***** RECORDS PROVIDED *****

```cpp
template <typename T>
struct InvArgs {
  const T* details;
  const T* approx;
  T* y;
  long long B;
  int N;
  int J;
  int hlpad_a, hlpad_d;
  int region_d;
  int vec_io;
  int pair;
  int unrolled;
  int level_ct;
  int full;
  int db;
  int blk;
  int approx_zero;
  int rev;
  const T* thr;
  long long thr_ld;
  int soft;
  int taps;
  int taps_hi;
  int tap_lds;
  int blk_tight;
  int* nf_flag;
  T lo[kMaxTaps];
  T hi[kMaxTaps];
  LevelDesc lv[kMaxLevels];
};

template <typename T>
struct LevelArgs {
  const T* src_a;
  long long lda;
  const T* src_d;
  const T* src_d2;
  const T* thr2;
  int use_d2;
  const T* src_d3;
  const T* thr3;
  int use_d3;
  T* out_a;
  T* out_d;
  const T* hist;
  long long B;
  int N;
  int tile;
  int hlpad;
  int region_d, hlpad_d;
  int pair;
  const T* thr;
  int soft;
  int use_d;
  int vec_io;
  int validate;
  unsigned long long* bad;
  int npow2;
  int taps;
  T lo[kMaxTaps];
  T hi[kMaxTaps];
  LevelDesc lv;
};

constexpr int kMaxGroup = 8;
constexpr int kMultiInvNI = 8;
constexpr int kMultiPF = 6;
template <typename T>
struct MultiArgs {
  const T* src_a;
  long long lda;
  const T* src_d[kMaxGroup];
  T* out_d[kMaxGroup];
  T* out_a;
  const T* thr[kMaxGroup];
  long long B;
  int N;
  int tile;
  int nlev;
  int s0;
  int ext[kMaxGroup + 1];
  int region;
  int vec_io;
  int soft;
  int taps;
  int rblk;
  int pf;
  int pad;
  int* nf_flag;
  int slack;
  int ni;
  T lo[kMaxTaps];
  T hi[kMaxTaps];
};

enum ThrMethod { kThrUniversal = 0, kThrSure = 1, kThrMinimax = 2, kThrBayes = 3, kThrFixed = 4 };
constexpr int kSigmaRegN = 16384;
// ... 194 lines not shown
```

### vectorwave_amd/csrc/vw_inv.hip

```cpp
#include "vw_launch.h"
#include <algorithm>

namespace vw {

template <typename T, int L, bool FMA, int NV>
static hipError_t run_inverse_fused_nv(const InvArgs<T>& a, int threads, int lds, hipStream_t st) {
  static LdsOnce configured_pair, configured_seq, configured_db, configured_blk, configured_full;
  const bool blk = L > 0 && NV != 2 && a.blk && !a.pair && !a.db;
  auto k = a.pair ? k_inverse_fused<T, L, FMA, NV> : a.db ? k_inverse_db<T, L, FMA, NV> : k_inverse_seq<T, L, FMA, NV>;
  if constexpr (NV != 2) {
    if (blk) k = k_inverse_blk<T, (L > 0 ? L : 2), FMA, NV>;
  }
  bool full = false;
  if constexpr (NV == 4 && L > 0 && L <= 8) {
    full = a.full && !a.pair && !a.db && !blk;
    if (full) k = k_inverse_seq<T, L, FMA, NV, true>;
  }
  hipError_t e = set_lds(k, lds, a.pair ? &configured_pair : a.db ? &configured_db
                                 : blk ? &configured_blk : full ? &configured_full : &configured_seq);
  if (e != hipSuccess) return e;
  hipLaunchKernelGGL(k, dim3((unsigned)a.B), dim3(threads), lds, st, a);
  return hipGetLastError();
}

template <typename T, int L, bool FMA>
static hipError_t run_inverse_fused(const InvArgs<T>& a, int threads, int lds, int nv, hipStream_t st) {
  if constexpr (L > 0 && L <= 8) {
    if (nv == 2) return run_inverse_fused_nv<T, L, FMA, 2>(a, threads, lds, st);
  }
  return nv <= 4 ? run_inverse_fused_nv<T, L, FMA, 4>(a, threads, lds, st) : run_inverse_fused_nv<T, L, FMA, 8>(a, threads, lds, st);
}

template <typename T, int L, int LH, bool FMA, int NV>
static hipError_t run_inverse_bi_nv(const InvArgs<T>& a, int threads, int lds, hipStream_t st) {
  static LdsOnce configured_seq, configured_db;
  auto k = a.db ? k_inverse_db<T, L, FMA, NV, LH> : k_inverse_seq<T, L, FMA, NV, false, LH>;
  hipError_t e = set_lds(k, lds, a.db ? &configured_db : &configured_seq);
  if (e != hipSuccess) return e;
  hipLaunchKernelGGL(k, dim3((unsigned)a.B), dim3(threads), lds, st, a);
  return hipGetLastError();
}
template <typename T, int L, int LH>
static hipError_t run_inverse_bi(const InvArgs<T>& a, int threads, int lds, bool fma, int nv, hipStream_t st) {
  if (nv <= 4) return fma ? run_inverse_bi_nv<T, L, LH, true, 4>(a, threads, lds, st) : run_inverse_bi_nv<T, L, LH, false, 4>(a, threads, lds, st);
  return fma ? run_inverse_bi_nv<T, L, LH, true, 8>(a, threads, lds, st) : run_inverse_bi_nv<T, L, LH, false, 8>(a, threads, lds, st);
}
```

*****

*TASK TO CARRY OUT*.
Look through the records above for the string "struct", then copy every line that has it.

*EXERCISE RESULT*.
struct InvArgs {
struct LevelArgs {
struct MultiArgs {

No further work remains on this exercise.